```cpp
extern "C" int ggpm_lstm_forward(int E1, int H, int depth, const float* Xi, const float* Xo, const float* Xu,
                                 const float* Xf, const float* Wi_h, int ld_wi, const float* Wo_h, int ld_wo,
                                 const float* Wu_h, int ld_wu, const float* Wf_h, int ld_wf,
                                 const int32_t* pred_rowptr, const int32_t* pred_col, float* Hs, float* Cs,
                                 float* Qs, float* Ss, float* Is, float* Os, float* Us, float* Fs,
                                 float* wpack, int save_for_backward, const ggpm_level_opts* opts, ggpm_stream_t stream) {
    return lstm_forward_impl(E1, H, depth, Xi, Xo, Xu, Xf, Wi_h, ld_wi, Wo_h, ld_wo, Wu_h, ld_wu, Wf_h, ld_wf, pred_rowptr,
                             pred_col, Hs, Cs, Qs, Ss, Is, Os, Us, Fs, wpack, save_for_backward, nullptr, nullptr,
                             nullptr, ggpm_opts_or_default(opts), stream);
}
// ... 79 lines not shown
    (void)skws; (void)skbytes;

    {
        GgpmPackArgs pk = {};
        pk.W[0] = Wi_h; pk.ldw[0] = ld_wi; pk.W[1] = Wo_h; pk.ldw[1] = ld_wo; pk.W[2] = Wu_h; pk.ldw[2] = ld_wu;
        pk.W[3] = Wf_h; pk.ldw[3] = ld_wf;
        pk.H = H; pk.Hp = Hp; pk.transpose = 1; pk.dst = pWiT; pk.bias = nullptr; pk.bias_out = nullptr; pk.bf16 = bf16;
        if (!o.weights_packed) ggpm_launch_pack(pk, 4, s);
    }

    const int tg = pick_tg(E1, Hp / 16);
    const double flops1 = 2.0 * (double)(E1 - 1) * H * H;
    int lo = o.lo;
    if (lo < 1 || lo > depth || frozen) lo = 1;
    const bool st16 = bf16 == 1 && !frozen && ggpm_bf16_storage_applies(E1, H);
    for (int t = depth; t >= lo; --t) {
        LstmBwdArgs a = {};
        a.E1 = E1; a.Hp = Hp; a.tg = tg; a.first = (t == depth);
        a.st16 = st16 ? 1 : 0;
        a.Xf = Xf;
        a.Ccur = Cs + (size_t)t * slot;
        a.Qcur = (t < depth) ? ggpm_slot_ptr(Qs, t, slot, st16) : nullptr;
        a.F = Fs + (size_t)(t - 1) * slot;
        a.I = ggpm_slot_ptr(Is, t - 1, slot, st16); a.O = ggpm_slot_ptr(Os, t - 1, slot, st16);
        a.U = ggpm_slot_ptr(Us, t - 1, slot, st16);
        a.dHD = dHD;
        a.dSin = dSb[(t + 1) & 1]; a.dFCin = dFb[(t + 1) & 1];
        a.dSout = dSb[t & 1]; a.dFCout = dFb[t & 1];
        a.DQ = (t < depth) ? ggpm_slot_ptr(DQ, t, slot, st16) : nullptr;
        a.frozen = frozen; a.dCD = dCD; a.carry_h = carry_h; a.carry_c = carry_c; a.final_pass = 0;
        a.dHin = nullptr; a.dCin = nullptr;
        a.DI = ggpm_slot_ptr(DI, t - 1, slot, st16); a.DO = ggpm_slot_ptr(DO, t - 1, slot, st16);
        a.DU = ggpm_slot_ptr(DU, t - 1, slot, st16);
        a.dXi = dXi; a.dXo = dXo; a.dXu = dXu; a.dXf = dXf;
        a.WiT = pWiT; a.WoT = pWoT; a.WuT = pWuT; a.WfT = pWfT; a.bf16 = bf16;
        a.srowptr = succ_rowptr; a.scol = succ_col;
        a.skip_xsum = skip_xsum ? 1 : 0;
        launch_bwd(a, rt2, t > 1 || frozen != nullptr, flops1, s);
    }
    GGPM_CHECK_LAUNCH();
// ... 69 lines not shown
    hipStream_t s = (hipStream_t)stream;
    const size_t HH = (size_t)Hp * Hp, slot = (size_t)E1 * Hp;
    float* w = work + 4 * ggpm_packed_matrix_slot(Hp);
    float* DI = w; w += (size_t)depth * slot;
    float* DO = w; w += (size_t)depth * slot;
    float* DU = w; w += (size_t)depth * slot;
    float* DQ = w; w += (size_t)depth * slot;
    w += 6 * slot;
    float* skws = w;
    const size_t skbytes = work_bytes - (size_t)((char*)skws - (char*)work);
    const int KD = (depth - lo + 1) * E1;
    const bool st16 = o.gate_dtype == 1 && !with_slot0 && ggpm_bf16_storage_applies(E1, H);
    const int tall_mode = st16 ? 2 : (o.gate_dtype == 1 ? 1 : 0);
    const float* Sl = ggpm_slot_ptr(Ss, lo - 1, slot, st16);
    int rc;
    ggpm_gemm_problem gp[4] = {{ggpm_slot_ptr(DI, lo - 1, slot, st16), Hp, Sl, Hp, dWi_h, ld_dwi, H, nullptr, 0, GGPM_ACT_NONE, 0},
                               {ggpm_slot_ptr(DO, lo - 1, slot, st16), Hp, Sl, Hp, dWo_h, ld_dwo, H, nullptr, 0, GGPM_ACT_NONE, 0},
                               {ggpm_slot_ptr(DU, lo - 1, slot, st16), Hp, Sl, Hp, dWu_h, ld_dwu, H, nullptr, 0, GGPM_ACT_NONE, 0},
                               {nullptr, Hp, nullptr, Hp, dWf_h, ld_dwf, H, nullptr, 0, GGPM_ACT_NONE, 0}};
    int Ks[4] = {KD, KD, KD, 0};
    if (depth > lo || with_slot0) {
        const int first_slot = with_slot0 ? 0 : lo;
        gp[3].A = ggpm_slot_ptr(DQ, first_slot, slot, st16);
        gp[3].B = ggpm_slot_ptr(Hs, first_slot, slot, st16);
        Ks[3] = (depth - first_slot) * E1;
        rc = ggpm_gemm_tall_grouped(H, H, 4, gp, Ks, skws, skbytes, stream, tall_mode);
        if (rc) return rc;
    } else {
        rc = ggpm_gemm_tall_grouped(H, H, 3, gp, Ks, skws, skbytes, stream, tall_mode);
        if (rc) return rc;
// ... 46 lines not shown
```

### ggpm_amd/functional.py

```python
from __future__ import annotations

import ctypes
import os
import weakref
from typing import List, Optional, Sequence, Tuple

import torch

from . import _dev, _lib
from .nnutils import version_of
from .parallel import grad_view

ACT_NONE, ACT_RELU, ACT_TANH, ACT_SIGMOID = 0, 1, 2, 3


def _stream() -> ctypes.c_void_p:
    return ctypes.c_void_p(torch._C._cuda_getCurrentRawStream(torch._C._cuda_getDevice()))


def _p(t: Optional[torch.Tensor]) -> ctypes.c_void_p:
    return ctypes.c_void_p(0 if t is None else t.data_ptr())


def _need_gpu(*ts: torch.Tensor) -> None:
# ... 184 lines not shown
                ("K", ctypes.c_int)]


class GemmProblem(ctypes.Structure):
    _fields_ = [("A", ctypes.c_void_p), ("lda", ctypes.c_int), ("B", ctypes.c_void_p), ("ldb", ctypes.c_int),
                ("C", ctypes.c_void_p), ("ldc", ctypes.c_int), ("n_pad", ctypes.c_int), ("bias", ctypes.c_void_p),
                ("accumulate", ctypes.c_int), ("act", ctypes.c_int), ("zero_row0", ctypes.c_int)]


class LevelOpts(ctypes.Structure):
    _fields_ = [("gate_dtype", ctypes.c_int), ("prefer_narrow", ctypes.c_int), ("weights_packed", ctypes.c_int),
                ("defer_stash", ctypes.c_void_p * 4), ("gather_h", ctypes.c_void_p), ("gather_c", ctypes.c_void_p),
                ("gather_idx", ctypes.c_void_p), ("scatter_h", ctypes.c_void_p), ("scatter_c", ctypes.c_void_p),
                ("scatter_idx", ctypes.c_void_p), ("skip_x_sums", ctypes.c_int), ("run_depth", ctypes.c_int),
                ("lo", ctypes.c_int), ("skip_bias_u", ctypes.c_int), ("skip_sparse_wgrads", ctypes.c_int),
                ("h_out", ctypes.c_void_p), ("c_out", ctypes.c_void_p)]


_GATE_OPTS = {dt: LevelOpts(gate_dtype=dt) for dt in (1, 2, 3)}


def _gate_opts(gate_dtype: int):
    o = _GATE_OPTS.get(gate_dtype)
    return None if o is None else ctypes.byref(o)


def gemm_grouped(ta: int, tb: int, M: int, N: int, K: int, problems, splitk: bool = False) -> None:
    lib = _lib.load()
    arr = _lib.array_type(GemmProblem, len(problems))()
    for i, q in enumerate(problems):
        arr[i] = GemmProblem(_p(q["A"]), q["lda"], _p(q["B"]), q["ldb"], _p(q["C"]), q["ldc"], q["n_pad"],
# ... 918 lines not shown
```

### include/ggpm_hip.h

```cpp
#ifndef GGPM_HIP_H
#define GGPM_HIP_H

#include <stddef.h>
#include <stdint.h>

#ifdef __cplusplus
extern "C" {
#endif

typedef void* ggpm_stream_t;

enum {
    GGPM_OK = 0,
    GGPM_ERR_ARG = 1,
    GGPM_ERR_LAUNCH = 2,
    GGPM_ERR_UNSUPPORTED = 3,
    GGPM_ERR_WORKSPACE = 4
};

enum { GGPM_ACT_NONE = 0, GGPM_ACT_RELU = 1, GGPM_ACT_TANH = 2, GGPM_ACT_SIGMOID = 3 };

int ggpm_version(void);
const char* ggpm_error_string(int code);
int ggpm_padded_hidden(int H);
// ... 96 lines not shown
    int weights_packed;
    float* defer_stash[4];
    const float* gather_h;
    const float* gather_c;
    const int32_t* gather_idx;
    float* scatter_h;
    float* scatter_c;
    const int32_t* scatter_idx;
    int skip_x_sums;
    int run_depth;
    int lo;
    int skip_bias_u;
    int skip_sparse_wgrads;
    float* h_out;
    float* c_out;
} ggpm_level_opts;

size_t ggpm_gru_pack_floats(int H);
int ggpm_gru_forward(int E1, int H, int depth, const float* Xz, const float* Xr, const float* Xh,
                     const float* Wz_h, int ld_wz, const float* Ur, int ld_ur, const float* bu,
                     const float* Wh_h, int ld_wh, const int32_t* pred_rowptr, const int32_t* pred_col,
                     float* Hs, float* Qs, float* Ss, float* Gs, float* Zs, float* Ms, float* Rs,
                     float* wpack, int save_for_backward, const ggpm_level_opts* opts, ggpm_stream_t stream);
size_t ggpm_gru_backward_workspace_bytes(int E1, int H, int depth);
int ggpm_gru_backward(int E1, int H, int depth, const float* Xr, const float* Wz_h, int ld_wz,
                      const float* Ur, int ld_ur, const float* Wh_h, int ld_wh,
                      const int32_t* pred_rowptr, const int32_t* pred_col, const int32_t* succ_rowptr,
                      const int32_t* succ_col, const float* Hs, const float* Qs, const float* Ss,
                      const float* Gs, const float* Zs, const float* Ms, const float* Rs, const float* dHD, float* dXz,
                      float* dXr, float* dXh, float* dWz_h, int ld_dwz, float* dUr, int ld_dur,
// ... 233 lines not shown
```

Measured before the change: 11840.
•••••
## What to do
Report all lines above with "Structure".

## Answer section
class GemmProblem(ctypes.Structure):
class LevelOpts(ctypes.Structure):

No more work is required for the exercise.